Unsupported combining diacritic


#1

Curious, I noticed today there is a character U+0341, Combining Acute Tone Mark, that is not supported by the Charis SIL font. Apparently it is different than U+0301, in that it does not go over the middle of the preceding character but sits in the space between the preceding character and the following character.

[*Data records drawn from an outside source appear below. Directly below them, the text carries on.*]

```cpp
template <class D> struct FastSP { static constexpr int VM = 4; static constexpr bool ok = false; };
template <int M, int R, int S> struct FastSP<FixDims<M, R, S>> {
    static constexpr int VM = M % 4 == 0 ? 4 : 2;
    static constexpr bool ok = M % 2 == 0 && R % 4 == 0 && S <= 32 && M / VM <= 32 &&
                               R / 4 <= RAE_WAVE;
};
template <class D>
__device__ void sp_example_fast(const StepArgs& a, int64_t g, int bl, char* smem) {
    static_assert(FastSP<D>::ok, "fast SP path");
    constexpr int m = D::m, r = D::r, s = D::s, NR = 1 + 2 * s, NJ = 2 + 2 * s;
    constexpr int VM = FastSP<D>::VM;
    typedef typename VecW<VM>::T MT;
    typedef CCacheW<VM, D> CCF;
    constexpr int MV = m / VM, NSL = 256 / MV, KF = 3;
    constexpr int r4 = r, mp = ((m + 255) / 256) * 256;
    const D Dm(a);
    const int tid = threadIdx.x, lane = tid & 63;
    const int w = __builtin_amdgcn_readfirstlane(tid >> 6);
    ExampleSmem S = carve_example_smem(smem, 0, m, r, s);
    float* const arows = S.srows;
    const int bg = a.rank * a.l + bl;
    const int64_t ex = g * (int64_t)a.L + bg;
    const int64_t col = a.neg_mode ? ex : (int64_t)bg;

    RAE_STAMP(a, 0);
#ifdef RAE_STAMPS
    if (a.stamps && threadIdx.x == 0) a.stamps[(size_t)blockIdx.x * 16 + 14] = __builtin_amdgcn_s_memtime();
#endif
    CCF cc_;
#if RAE_FWD_CWAIT && RAE_FWD_CEARLY47
    if (w >= 4) cc_.load(a, Dm, 0, 0);
#endif
    {
        const int32_t* dsc = a.desc + ((g % a.index_window) * a.dnx + a.d0 + bl) * (int64_t)a.dstride;
        if (tid < a.dstride) {
            const int v = dsc[tid];
            if (tid == 0) S.sint[1] = v;
            else if (tid == 1) S.sint[0] = v;
            else if (tid < 2 + NJ) S.sids[tid - 2] = v;
            else if (tid - 2 - NJ < 256) {
                S.sfidx[tid - 2 - NJ] = v;
                S.sfval[tid - 2 - NJ] = 1.f;
            }
        }
    }
    constexpr int NI = mp / RAE_WAVE;
    float wbk[NI];
#pragma unroll
    for (int i = 0; i < NI; ++i) {
        const int k = lane + RAE_WAVE * i;
        wbk[i] = (w == 0 && k < m) ? a.Wb[k] : 0.f;
    }
    if (tid == 0) {
        S.sint[4] = 0;
        S.sint[5] = 0;
    }
    lds_barrier();
    RAE_STAMP(a, 1);
    const int p0 = S.sint[0], nf = S.sint[1];
#if RAE_FWD_CWAIT
    if (nf > a.dcap || nf > NSL * KF) {
#else
    if (nf > a.dcap) {
#endif
        lds_barrier();
        sp_example<VM == 4, D>(a, g, bl, smem);
        return;
    }
    if (a.values) {
        if (w < 4 && tid < nf) S.sfval[tid] = a.values[p0 + tid];
        lds_barrier();
    }
    RAE_STAMP(a, 10);

    const MT* Wm = reinterpret_cast<const MT*>(a.W);
    const int slot = tid / MV, c = tid - slot * MV;
    MT wv[KF];
    float fv[KF];
    if (w < 4) {
#pragma unroll
        for (int k = 0; k < KF; ++k) {
            const int f = slot + NSL * k;
            const bool ok = slot < NSL && f < nf;
            const int fi = RAE_KO_W ? 0 : S.sfidx[f < 256 ? f : 255];
            wv[k] = Wm[(int64_t)(ok ? fi : 0) * MV + c];
            fv[k] = ok ? S.sfval[f < 256 ? f : 255] : 0.f;
        }
    }
    lds_barrier();
    RAE_STAMP(a, 11);
    float abv = 0.f;
#if RAE_FWD_CWAIT
    if (w >= 4) {
        static_assert(r / 4 <= RAE_WAVE, "one DMA instruction per A row");
        constexpr int RPW4 = (NR + 3) / 4;
        const int ln = lane < r / 4 ? lane : 0;
#pragma unroll
        for (int k = 0; k < RPW4; ++k) {
            const int rho = (w - 4) + 4 * k;
            if (rho < NR && lane < r / 4) {
                const int j = rho == 0 ? 0 : rho + 1;
                const float* src = a.A + (int64_t)(RAE_KO_A ? 0 : S.sids[j]) * r + (int64_t)ln * 4;
                dma_row16(src, lds_addr(arows + rho * r4));
            }
        }
        if (tid - 256 < NJ) abv = a.Ab[S.sids[tid - 256]];
    }
    asm volatile("" ::: "memory");
    if (!RAE_FWD_CEARLY47 || w < 4) cc_.load(a, Dm, 0, 0);
    if (w < 4) {
        MT acc;
        vzero(acc);
#pragma unroll
        for (int k = 0; k < KF; ++k) vfma(acc, fv[k], wv[k]);
        if (slot < NSL) reinterpret_cast<MT*>(S.spart)[slot * MV + c] = acc;
    }
    if (false) {
#else
    if (w < 4) {
#endif
        asm volatile("" ::: "memory");
        cc_.load(a, Dm, 0, 0);
        MT acc;
        vzero(acc);
#pragma unroll
        for (int k = 0; k < KF; ++k) vfma(acc, fv[k], wv[k]);
        if (slot < NSL) {
#if !RAE_FWD_CWAIT
            for (int f = slot + NSL * KF; f < nf; f += NSL)
                vfma(acc, S.sfval[f], Wm[(int64_t)S.sfidx[f] * MV + c]);
#endif
            reinterpret_cast<MT*>(S.spart)[slot * MV + c] = acc;
        }
    } else if (!RAE_FWD_CWAIT) {
        gather_rows_dma<true>(a, Dm, S, NR, 1, 4, 4);
        if (tid - 256 < NJ) abv = a.Ab[S.sids[tid - 256]];
        asm volatile("" ::: "memory");
        cc_.load(a, Dm, 0, 0);
    }
    RAE_STAMP(a, 12);
    if (w < 4) {
        asm volatile("s_waitcnt lgkmcnt(0)" ::: "memory");
        if (lane == 0) atomicAdd(&S.sint[4], 1);
    }
    if (w == 0) {
        while (__hip_atomic_load(&S.sint[4], __ATOMIC_RELAXED, __HIP_MEMORY_SCOPE_WORKGROUP) < 4)
            __builtin_amdgcn_s_sleep(1);
        RAE_STAMP(a, 13);
        float pz[NI], pp[NI];
        fast_softmax<m, NSL, NI>(a, S, wbk, lane, pz, pp);
        if (RAE_FWD_PFLAG) {
            asm volatile("s_waitcnt lgkmcnt(0)" ::: "memory");
            if (lane == 0) __hip_atomic_store(&S.sint[5], 1, __ATOMIC_RELAXED, __HIP_MEMORY_SCOPE_WORKGROUP);
        }
    }
    if (RAE_FWD_PFLAG) {
        if (w != 0)
            while (__hip_atomic_load(&S.sint[5], __ATOMIC_RELAXED, __HIP_MEMORY_SCOPE_WORKGROUP) == 0)
                __builtin_amdgcn_s_sleep(1);
        asm volatile("" ::: "memory");
    } else {
        lds_barrier();
    }
    const float H = S.sred[40];
    RAE_STAMP(a, 2);
#if RAE_FWD_CWAIT
    {
        typedef CCF CC_;
        static_assert(CC_::FITS && CC_::CC <= 2, "fast path keeps C1/C2 in registers");
        const int gid = tid >> 4, q = tid & 15;
        const MT* Pv = reinterpret_cast<const MT*>(S.sP);
        MT pv[CC_::CC];
#pragma unroll
        for (int cc = 0; cc < CC_::CC; ++cc) pv[cc] = Pv[q + 16 * cc];
        float s1[CC_::RA], s2[CC_::RA];
#pragma unroll
        for (int ra = 0; ra < CC_::RA; ++ra) {
            s1[ra] = vdot(cc_.c1[ra][0], pv[0]);
            s2[ra] = vdot(cc_.c2[ra][0], pv[0]);
#pragma unroll
            for (int cc = 1; cc < CC_::CC; ++cc) {
                s1[ra] += vdot(cc_.c1[ra][cc], pv[cc]);
                s2[ra] += vdot(cc_.c2[ra][cc], pv[cc]);
            }
        }
#pragma unroll
        for (int ra = 0; ra < CC_::RA; ++ra) {
            s1[ra] = group16_sum(s1[ra]);
            s2[ra] = group16_sum(s2[ra]);
        }
        if (q == 0) {
#pragma unroll
            for (int ra = 0; ra < CC_::RA; ++ra) {
                const int i = gid + RAE_NG * ra;
                if (i < r) {
                    S.swC1[i] = s1[ra];
                    S.swC2[i] = s2[ra];
                }
            }
        }
    }
#else
    sp_project<true>(a, Dm, S, cc_);
#endif
    if (w >= 4 && tid - 256 < NJ) S.sAbv[tid - 256] = abv;
    dma_visible_barrier();
    RAE_STAMP(a, 3);

    constexpr int RV = r / 4;
    static_assert(RV <= RAE_WAVE, "one float4 column per lane");
    const bool lv = lane < RV;
    const float4 z4 = make_float4(0.f, 0.f, 0.f, 0.f);
    const float4* Rv = reinterpret_cast<const float4*>(arows);
    const int lc = lv ? lane : 0;
    float4 wc1 = reinterpret_cast<const float4*>(S.swC1)[lc];
    float4 wc2 = reinterpret_cast<const float4*>(S.swC2)[lc];
    if (!lv) wc1 = wc2 = z4;
    {
        constexpr int RPW = (NR + RAE_FNW - 1) / RAE_FNW;
        float d[RPW];
        float4 xr[RPW];
#pragma unroll
        for (int q = 0; q < RPW; ++q) {
            const int rho = w + RAE_FNW * q;
            xr[q] = Rv[(rho < NR ? rho : 0) * RV + lc];
        }
#pragma unroll
        for (int q = 0; q < RPW; ++q) {
            const int rho = w + RAE_FNW * q;
            const float v = vdot(xr[q], rho > s ? wc2 : wc1);
            d[q] = rho < NR ? v : 0.f;
        }
        float d0b = (w == 0) ? vdot(xr[0], wc2) : 0.f;
#pragma unroll
        for (int q = 0; q < RPW; ++q) d[q] = wave_sum(d[q]);
        if (w == 0) d0b = wave_sum(d0b);
        if (lane == 0) {
#pragma unroll
            for (int q = 0; q < RPW; ++q) {
                const int rho = w + RAE_FNW * q;
                if (rho == 0) {
                    S.sdots[0] = d[q];
                    S.sdots[1] = d0b;
                } else if (rho < NR) {
                    S.sdots[rho + 1] = d[q];
                }
            }
        }
    }
    lds_barrier();
    RAE_STAMP(a, 4);

    const float left = S.sdots[0], right = S.sdots[1];
    const int tq = lane & 31;
    const bool hi = lane >= 32;
    float dg = 0.f, ls = 0.f;
    if (tq < s) {
// ... 119 lines not shown
                if (col < MV) S.spart[w * mp + 4 * col + e] = t[cc];
            }
        } else {
#pragma unroll
            for (int cc = 0; cc < CC_::CC; ++cc) {
                float* v = reinterpret_cast<float*>(&acc[cc]);
#pragma unroll
                for (int e = 0; e < VM; ++e) {
                    v[e] += __uint_as_float(xor16_u32(__float_as_uint(v[e])));
                    v[e] += __uint_as_float(xor32_u32(__float_as_uint(v[e])));
                }
                const int col = q + 16 * cc;
                if (lane < 16 && col < MV) reinterpret_cast<MT*>(S.spart + w * mp)[col] = acc[cc];
            }
        }
    }
    lds_barrier();
    RAE_STAMP(a, 9);

    if (w == 0) {
        const float ce = 2.f * a.alpha * a.invD;
        float pk[NI], zk[NI], dp[NI];
        float sd = 0.f, sz = 0.f;
#pragma unroll
        for (int i = 0; i < NI; ++i) {
            const int k = lane + RAE_WAVE * i;
            float v = 0.f;
            if (k < m) {
#pragma unroll
                for (int ww = 0; ww < RAE_FNW; ++ww) v += S.spart[ww * mp + k];
            }
            dp[i] = v;
            pk[i] = k < m ? S.sP[k] : 0.f;
            zk[i] = k < m ? S.sZ[k] : 0.f;
            sd += pk[i] * dp[i];
            sz += pk[i] * zk[i];
        }
        sd = wave_sum(sd);
        sz = wave_sum(sz);
#pragma unroll
        for (int i = 0; i < NI; ++i) {
            const int k = lane + RAE_WAVE * i;
            if (k < m) {
                rec_st(rec + a.lay.oP + k, pk[i]);
                rec_st(rec + a.lay.odS + k, pk[i] * ((dp[i] - sd) + ce * (zk[i] - sz)));
            }
        }
    }
    RAE_STAMP(a, 6);
    RAE_STAMP(a, 7);
#ifdef RAE_STAMPS
    if (a.stamps && threadIdx.x == 0) a.stamps[(size_t)blockIdx.x * 16 + 15] = __builtin_amdgcn_s_memtime();
#endif
}


}
```

relation-autoencoder_amd/csrc/rae_step.hpp:

```cpp
#pragma once
#include <stdint.h>

namespace rae {

struct RecLayout {
    int oP, odS, oV1, oV2, odw1, odw2, oG1, ocoef, oloss, rec;
    int oG2, oX, oY, oA1, oA2, oZ, oAux;
    int wire;
    int oPart, pc;
};

__host__ __device__ inline int align4(int x) { return (x + 3) & ~3; }

__host__ __device__ inline int dense_partial_floats(int r, int m) { return 2 * r * m + m; }

__host__ __device__ inline RecLayout make_layout(int dec, int m, int r, int s, int wire = 0,
                                                 int l = 1) {
    RecLayout L{};
    const int NJ = 2 + 2 * s;
    const int m4 = align4(m), r4 = align4(r);
    L.oP = 0;
    L.odS = m4;
    L.oPart = -1;
    if (dec == 0 && wire) {
// ... 83 lines not shown
    int VCA, VCW;
    int32_t *thdr, *task, *vtask;
    int TC, NVC;
    int hch, HF, hps;
    float* hpart;
    int32_t* hfin;
    int32_t* desc;
    int dstride, dcap;
    int dnx, d0;
    const int64_t* cursor;
    int64_t step_offset;
    float* costs;
    float* gWs;
    float* dPpart;
    float* sps;
    int spss;
    float* mtV;
    float* mtW;
    float* mtP;
    int nmtp;
    int r4;
    int nib;
    int bf16;
    float* facT;
    uint4* pfrag;
    int Lp;
    int fuse_prep;
    double* regpart;
    int nregC;
    int nregW;
    float* base_cost;
    int* err;
    int G, part;
    int32_t* dpl;
    int32_t* dpc;
    int LA, LW;
    float* dsend;
    float* drecv;
    int capA, capW;
    int64_t dblk;
    int* dpmax;
    int xchg;
    PeerBufs* peers;
    unsigned* sig;
    unsigned* p2p_expect;
    unsigned long long p2p_timeout;
    int pipe;
    uint32_t* pm;
    int pmA, pmW;
    int priv, privnf;
    int privc;
    int32_t* pmask;
    unsigned long long* stamps;
};

__device__ __forceinline__ int64_t step_batch(const StepArgs& a) {
    return a.cursor ? *a.cursor + a.step_offset : a.step_offset;
}

#if defined(RAE_DIAG_NOSINGLE) && !defined(RAE_DIAG)
#error "RAE_DIAG_NOSINGLE is a timing knockout with wrong results: a diagnostic build (-DRAE_DIAG)"
#endif
#if defined(RAE_STAMPS) && !defined(RAE_DIAG)
#error "RAE_STAMPS instruments the kernels for tools/phase_stamps.py: a diagnostic build (-DRAE_DIAG)"
#endif
#ifdef RAE_STAMPS
#define RAE_STAMP(a, slot)                                                                  \
    do {                                                                                    \
        if ((a).stamps && threadIdx.x == 0)                                                 \
            (a).stamps[(size_t)blockIdx.x * 16 + (slot)] = __builtin_amdgcn_s_memrealtime(); \
    } while (0)
#else
#define RAE_STAMP(a, slot) do { } while (0)
#endif

}
```

Baseline: 5.877 million.

## Split forward warp roles and start C1/C2 register loads before descriptor barrier

Restructures the sparse fast-path forward so waves 4-7 begin loading part of the C1/C2 register cache before the descriptor barrier, then issue the A-row DMAs, and only then load the remaining C rows. Waves 0-3 read the descriptor, gather and reduce W, and run the softmax, with explicit vmcnt waits. The aim is to hide C-cache load latency behind the descriptor fetch and the W gather when C1/C2 exceed a size threshold. It also removes the old CWAIT/CEARLY compile variants and adds optional per-wave timestamp instrumentation for diagnostic builds. Early loads raise register pressure, and the reordered barriers risk subtle synchronization mistakes.

```diff
diff --git a/relation-autoencoder_amd/csrc/rae.hip b/relation-autoencoder_amd/csrc/rae.hip
--- a/relation-autoencoder_amd/csrc/rae.hip
+++ b/relation-autoencoder_amd/csrc/rae.hip
@@ -569,6 +569,9 @@
     int peers_mask = 0;
     char* ws = nullptr;
     unsigned long long* stamps_fwd = nullptr;
+#ifdef RAE_WSTAMPS
+    unsigned long long* stamps_wave = nullptr;
+#endif
     unsigned long long* stamps_upd = nullptr;
     hipEvent_t t_start = nullptr, t_stop = nullptr;
 };
@@ -815,6 +818,9 @@
     a.cursor = cursor;
     a.step_offset = off;
     a.stamps = p->stamps_fwd;
+#ifdef RAE_WSTAMPS
+    a.wstamps = p->stamps_wave;
+#endif
     const bool p2p = p2p_on(p);
     if (p2p) {
         if (!p->peers_set) return fail(RAE_E_STATE, "peer buffers not set (rae_set_peer)");
@@ -1227,6 +1233,13 @@
     out[0] = p->grid_fwd; out[1] = p->grid_update; out[2] = 0; out[3] = 0;
     return RAE_OK;
 }
+#ifdef RAE_WSTAMPS
+extern "C" int rae_debug_wave_stamps(rae_plan* p, unsigned long long* buf) {
+    if (!p) return fail(RAE_E_INVALID, "null plan");
+    p->stamps_wave = buf;
+    return RAE_OK;
+}
+#endif
 #endif
 
 static int err_flags(int e) {
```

Was it deliberate to not include it in Charis SIL?


#2

0341 and 0342 aren’t for general use - they were meant only for Vietnamese - and their use is discouraged. The Unicode Standard says “Vietnamese-specific accent placement should be handled instead by specialized rendering of 0300 and 0301. Use of 0340 and 0341 is discouraged.” So we discourage it by not providing it. If you are encoding Vietnamese you should use 0300 and 0301.


#3

If you look in the Unicode charts you will see the use of U+0340 and U+0341 are discouraged. They also say it is preferred to use U+0300 and U+0301. So, we chose not to include them in our fonts as a good way to discourage their usage.


#4

Thanks for the explanation. I’m used to looking up info on characters by typing the code into the search bar, and none of those sources say this character is not recommended. So apparently they don’t have all the information.

What pops up in my search:
fileformat.info
compart.com
graphemica.com
charbase.com


#5

You may do better by using ScriptSource. We created that site because other sites were incomplete, misleading, or just plain wrong.


#6

Most sites that present Unicode character information will list only what is in the character properties database. (In particular, such sites rarely inform about any prose within the Unicode standard that may be relevant.)

The clue in those properties that suggests there is more to the story about U+0340 and U+0341 is that they have singleton canonical decompositions to U+0300 and U+0301, respectively. Such decompositions mean there is no behavior difference between, for example U+0341 and U+0301, which raises the question of why are they in the standard and thus there must be more info about them. Time to look in the prose.

FYI, the excerpt Victor quoted can be found in https://www.unicode.org/charts/nameslist/n_0300.html or the charts at https://www.unicode.org/charts/PDF/U0300.pdf


#7

And yes: Kudos to ScriptSource for picking up the block annotations – most sites don’t!


#8

Why doesn’t scriptsource come up in google searches a highly as the three listed by the OP? I use those three sites as well because they do come up in google searches at the top of the list.


#9

Now that I know that scriptsource has character info, I’ll start looking there.